It seems clear that, towards the end of the decade, Themistocles had begun to accrue enemies, and had become arrogant; moreover his fellow citizens had become jealous of his prestige and power.[16][65] The Rhodian poet Timocreon was among his most eloquent enemies, composing slanderous drinking songs.[77] Meanwhile the Spartans actively worked against him, trying to promote Cimon (son of Miltiades) as a rival to Themistocles.
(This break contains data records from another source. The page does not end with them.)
@@ -65,20 +65,21 @@
   }
 }
 
-template <int KIND, int BN, bool STAT, bool EVAL = false>
+template <int KIND, int BM, int BN, bool STAT, bool EVAL>
 __global__ void __launch_bounds__(NUM_THREADS, 1)
 conv_gemm_kernel(const __grid_constant__ CUtensorMap tmA, const __grid_constant__ CUtensorMap tmB, void* __restrict__ Cv, int c_bf16,
                  long long ldc, Geom g, int accumulate, const float* __restrict__ bias, const float* __restrict__ addend,
                  const int* __restrict__ grp_src, float* __restrict__ partial, int kb_per_split, int splits,
                  float2* __restrict__ stat_partial, const float* __restrict__ eval_scale, const float* __restrict__ eval_shift, int act) {
-  using C_ = Cfg<BN>;
+  static_assert(BM == 128 || (KIND == 2 && !STAT && !EVAL), "256-row tiles: kind 2 without statistics or eval epilogue");
+  using C_ = Cfg<BN, BM>;
   constexpr bool A_MN = (KIND == 1), B_MN = (KIND != 0);
   extern __shared__ uint8_t smem_raw[];
-  const Smem sm = smem_setup<BN>(smem_raw);
+  const Smem sm = smem_setup<BN, BM>(smem_raw);
   const bool bres = (KIND == 0) && (BN == 64) && g.bres != 0;
 
   const int warp = threadIdx.x >> 5, lane = threadIdx.x & 31;
-  const int tiles_m = (g.M + BLOCK_M - 1) / BLOCK_M, tiles_n = (g.Ntot + BN - 1) / BN;
+  const int tiles_m = (g.M + BM - 1) / BM, tiles_n = (g.Ntot + BN - 1) / BN;
   const int tiles_mn = tiles_m * tiles_n;
   const int phases = (KIND == 2) ? 4 : 1;
   const int num_tiles = tiles_mn * splits * phases;
@@ -101,7 +102,7 @@
         const int n0 = nt * BN;
         const int kb0 = z * kb_per_split, kb1 = min(kb0 + kb_per_split, nkb_total);
         int pn0 = 0, py0 = 0;
-        if (KIND != 1) pix_block(mt, 128, g.H, g.W, g.bh128, g.bn128, pn0, py0);
+        if (KIND != 1) pix_block(mt, BM, g.H, g.W, g.bhm, g.bnm, pn0, py0);
         const int pa = ph >> 1, pb_ = ph & 1;
         int kn0 = 0, ky0 = 0, kx0 = 0;
         int t_kh = 0, t_kw = 0, t_cc = 0;
@@ -129,7 +130,7 @@
           if (g.swap) {
 #pragma unroll
             for (int q = 0; q < 2; q++) {
-              const int mb = mt * BLOCK_M + 64 * q;
+              const int mb = mt * BM + 64 * q;
               int tap = mb / g.Cn;
               if (tap >= g.ks * g.ks) tap = g.ks * g.ks - 1;
               const int kh = tap / g.ks;
@@ -144,7 +145,7 @@
           const uint32_t par = (bres ? (it / BRES_STAGES) : (it / C_::STAGES)) & 1;
           mbar_wait(&sm.empty_bar[s], par ^ 1);
           uint8_t* sa = bres ? sm.ring + BRES_B_BYTES + s * A_STAGE_BYTES : sm.ring + s * C_::STAGE_BYTES;
-          uint8_t* sb = sa + A_STAGE_BYTES;
+          uint8_t* sb = sa + C_::A_STAGE_BYTES;
           mbar_expect_tx(&sm.full_bar[s], bres ? A_STAGE_BYTES : C_::STAGE_BYTES);
           if (KIND == 0) {
             tma_load_4d(&tmA, &sm.full_bar[s], sa, t_cc * 64, g.sgn * (t_kw - 1), g.st * py0 + g.sgn * (t_kh - 1), pn0);
@@ -161,7 +162,7 @@
             for (int q = 0; q < BN / 64; q++)
               tma_load_2d(&tmB, &sm.full_bar[s], sb + q * 64 * 128, (ky * 4 + kx) * g.Cn + n0 + 64 * q, c0);
           } else {
-            const int m0 = mt * BLOCK_M;
+            const int m0 = mt * BM;
             if (g.swap) {
               tma_load_4d(&tmA, &sm.full_bar[s], sa, mc0[0], g.st * kx0 + mdx[0], g.st * ky0 + mdy[0], kn0);
               tma_load_4d(&tmA, &sm.full_bar[s], sa + 64 * 128, mc0[1], g.st * kx0 + mdx[1], g.st * ky0 + mdy[1], kn0);
@@ -189,7 +190,7 @@
     }
   } else if (warp >= 4) {
     regs_worker();
-    mma_loop<false, BN, A_MN, B_MN>(sm, num_tiles, tiles_mn, splits, kb_per_split, nkb_total, bres);
+    mma_loop<false, BN, A_MN, B_MN, BM>(sm, num_tiles, tiles_mn, splits, kb_per_split, nkb_total, bres);
   } else {
     regs_worker();
     const int q = warp;
@@ -197,8 +198,8 @@
     __shared__ float2 stat_s[STAT ? 2 * 4 * BN : 1];
     constexpr bool do_stat = STAT;
     __shared__ float ev_s[EVAL ? 2 * 2 * BN : 1];
-    const bool row_major_store = !STAT && !EVAL && KIND != 1 && c_bf16 && !accumulate && addend == nullptr;
-    uint32_t lt = 0;
+    const bool row_major_store = !STAT && !EVAL && KIND != 1 && c_bf16 && !accumulate && (addend == nullptr || g.add_bf16);
+    uint32_t lt = 0, lh = 0;
     for (int t = blockIdx.x; t < num_tiles; t += gridDim.x, lt++) {
       const int ph = (KIND == 2) ? (t & 3) : 0;
       const int t2 = (KIND == 2) ? (t >> 2) : t;
@@ -206,32 +207,33 @@
       const int mt = (tiles_n == 1) ? r : r / tiles_n, nt = (tiles_n == 1) ? 0 : r - mt * tiles_n;
       const int n0 = nt * BN;
       const uint32_t acc = lt & 1;
-      const int rt = q * 32 + lane;
-      long long out_row = (long long)mt * BLOCK_M + rt;
-      long long add_row = 0;
-      bool row_ok = out_row < g.M;
-      if (KIND == 2) {
-        int pn0, py0;
-        pix_block(mt, 128, g.H, g.W, g.bh128, g.bn128, pn0, py0);
-        const int HW = g.H * g.W;
-        int nn, yy, xx;
-        if (HW >= 128) { nn = 0; yy = rt / g.W; xx = rt - yy * g.W; }
-        else { nn = rt / HW; const int rem = rt - nn * HW; yy = rem / g.W; xx = rem - yy * g.W; }
-        const int n = pn0 + nn, y = py0 + yy;
-        row_ok = (n < g.N) && (y < g.H);
-        const int oy = 2 * y + (ph >> 1), ox = 2 * xx + (ph & 1);
-        out_row = ((long long)n * (2 * g.H) + oy) * (2 * g.W) + ox;
-        if (addend && row_ok) {
+      int pn0 = 0, py0 = 0;
+      if (KIND == 2) pix_block(mt, BM, g.H, g.W, g.bhm, g.bnm, pn0, py0);
+      auto row_of = [&](int rt, long long& out_row, long long& add_row, bool& row_ok) {
+        out_row = (long long)mt * BM + rt;
+        add_row = 0;
+        row_ok = out_row < g.M;
+        if (KIND == 2) {
+          const int HW = g.H * g.W;
+          int nn, yy, xx;
+          if (HW >= BM) { nn = 0; yy = rt / g.W; xx = rt - yy * g.W; }
+          else { nn = rt / HW; const int rem = rt - nn * HW; yy = rem / g.W; xx = rem - yy * g.W; }
+          const int n = pn0 + nn, y = py0 + yy;
+          row_ok = (n < g.N) && (y < g.H);
+          const int oy = 2 * y + (ph >> 1), ox = 2 * xx + (ph & 1);
+          out_row = ((long long)n * (2 * g.H) + oy) * (2 * g.W) + ox;
+          if (addend && row_ok) {
+            const int n2 = grp_src[n / g.imgs_per_group] * g.imgs_per_group + (n % g.imgs_per_group);
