__global__ __launch_bounds__(BVH_THREADS) void bvh_boxes_kernel(const float4* __restrict__ pv, const int* __restrict__ order, int n,
                                                                float* __restrict__ leaves, float4* __restrict__ sbox, int nl, int ns) {
    __shared__ float lb[BVH_MAXL][6];
    const int tid = threadIdx.x, e = tid & 31;
    for (int l = tid >> 5; l < nl; l += BVH_THREADS / 32) {
        const int i = l * BVH_LEAF + e;
        float4 v = make_float4(__int_as_float(0x7f800000), __int_as_float(0x7f800000), __int_as_float(0x7f800000), __int_as_float(0x7fffffff));
        float lo[3] = {3e38f, 3e38f, 3e38f}, hi[3] = {-3e38f, -3e38f, -3e38f};
        if (i < n) {
            const int id = order[i];
            v = pv[id];
            v.w = __int_as_float(id);
            lo[0] = hi[0] = v.x; lo[1] = hi[1] = v.y; lo[2] = hi[2] = v.z;
        }
        float* soa = leaves + (size_t)l * (4 * BVH_LEAF) + e;
        soa[0] = v.x; soa[BVH_LEAF] = v.y; soa[2 * BVH_LEAF] = v.z; soa[3 * BVH_LEAF] = v.w;
#pragma unroll
        for (int c = 0; c < 3; ++c)
#pragma unroll
            for (int o = 16; o > 0; o >>= 1) { lo[c] = fminf(lo[c], __shfl_xor(lo[c], o)); hi[c] = fmaxf(hi[c], __shfl_xor(hi[c], o)); }
        if (e == 0) {
#pragma unroll
            for (int c = 0; c < 3; ++c) { lb[l][c] = lo[c]; lb[l][3 + c] = hi[c]; }
        }
    }
    __syncthreads();
    for (int sidx = tid; sidx < ns; sidx += BVH_THREADS) {
        float lo[3] = {3e38f, 3e38f, 3e38f}, hi[3] = {-3e38f, -3e38f, -3e38f};
        for (int k = 0; k < BVH_FAN; ++k) {
            const int l = sidx * BVH_FAN + k;
            if (l < nl)
#pragma unroll
                for (int c = 0; c < 3; ++c) { lo[c] = fminf(lo[c], lb[l][c]); hi[c] = fmaxf(hi[c], lb[l][3 + c]); }
        }
        sbox[2 * sidx] = make_float4(lo[0], lo[1], lo[2], 0.f);
        sbox[2 * sidx + 1] = make_float4(hi[0], hi[1], hi[2], 0.f);
        float* rec = reinterpret_cast<float*>(sbox + 2 * (size_t)ns) + (size_t)sidx * (6 * BVH_FAN);
        for (int k = 0; k < BVH_FAN; ++k) {
            const int l = sidx * BVH_FAN + k;
#pragma unroll
            for (int c = 0; c < 6; ++c) rec[12 * (k >> 1) + 2 * c + (k & 1)] = l < nl ? lb[l][c] : (c < 3 ? 3e38f : -3e38f);
        }
    }
}

template <int I, int N, typename F>
__device__ __forceinline__ void static_for(F&& f) {
    if constexpr (I < N) {
        f(std::integral_constant<int, I>{});
        static_for<I + 1, N>(f);
    }
}

template <int K>
__device__ __forceinline__ float row_bcast(float v) {
    return __int_as_float(__builtin_amdgcn_update_dpp(0, __float_as_int(v), 0x150 + K, 0xf, 0xf, false));
}

__device__ __forceinline__ float box_dist2(const float p[3], float lx, float ly, float lz, float hx, float hy, float hz) {
    const float dx = fmaxf(fmaxf(lx - p[0], p[0] - hx), 0.f);
    const float dy = fmaxf(fmaxf(ly - p[1], p[1] - hy), 0.f);
    const float dz = fmaxf(fmaxf(lz - p[2], p[2] - hz), 0.f);
    return dx * dx + dy * dy + dz * dz;
}

__device__ __forceinline__ float dist2(float dx, float dy, float dz) { return __fmaf_rn(dz, dz, __fmaf_rn(dx, dx, dy * dy)); }

__device__ __forceinline__ void knn_insert(float d, int id, float& d0, float& d1, float& d2, int& i0, int& i1, int& i2, bool dedup = false) {
    if (__builtin_expect(__ballot(d <= d2) == 0ull, 1)) return;
    bool fresh = true;
    if (dedup) fresh = (id != i0) & (id != i1) & (id != i2);
    const bool c2 = fresh && (d < d2 || (d == d2 && id < i2));
    const bool c1 = fresh && (d < d1 || (d == d1 && id < i1));
    const bool c0 = fresh && (d < d0 || (d == d0 && id < i0));
    const float nd2 = c1 ? d1 : (c2 ? d : d2);
    const int ni2 = c1 ? i1 : (c2 ? id : i2);
    const float nd1 = c0 ? d0 : (c1 ? d : d1);
    const int ni1 = c0 ? i0 : (c1 ? id : i1);
    d0 = c0 ? d : d0;
    i0 = c0 ? id : i0;
    d1 = nd1; i1 = ni1; d2 = nd2; i2 = ni2;
}

__device__ __forceinline__ void ray_point(const RaySet& rs, int i, float x[3]) {
    if (rs.mode == 0) {
        x[0] = rs.x[3 * i]; x[1] = rs.x[3 * i + 1]; x[2] = rs.x[3 * i + 2];
    } else if (rs.mode == 1) {
        const float t = rs.t[i];
        x[0] = rs.o[3 * i] + t * rs.d[3 * i];
        x[1] = rs.o[3 * i + 1] + t * rs.d[3 * i + 1];
        x[2] = rs.o[3 * i + 2] + t * rs.d[3 * i + 2];
    } else {
        const float t = rs.t[i];
        const int p = rs.pix[i], l = rs.light[i];
        x[0] = rs.o[3 * p] + t * rs.ldir[3 * l];
        x[1] = rs.o[3 * p + 1] + t * rs.ldir[3 * l + 1];
        x[2] = rs.o[3 * p + 2] + t * rs.ldir[3 * l + 2];
    }
}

Furthermore, after the treason and disgrace of the Spartan general Pausanias, the Spartans tried to implicate Themistocles in the plot; he was, however, acquitted of these charges.[71] In Athens itself, he lost favour by building a sanctuary of Artemis, with the epithet Aristoboulë ("of good counsel") near his home, a blatant reference to his own role in delivering Greece from the Persian invasion.[65] Eventually, in either 472 or 471 BC, he was ostracised.[65][78] In itself, this did not mean that Themistocles had done anything wrong; ostracism, in the words of Plutarch,
"was not a penalty, but a way of pacifying and alleviating that jealousy which delights to humble the eminent, breathing out its malice into this disfranchisement."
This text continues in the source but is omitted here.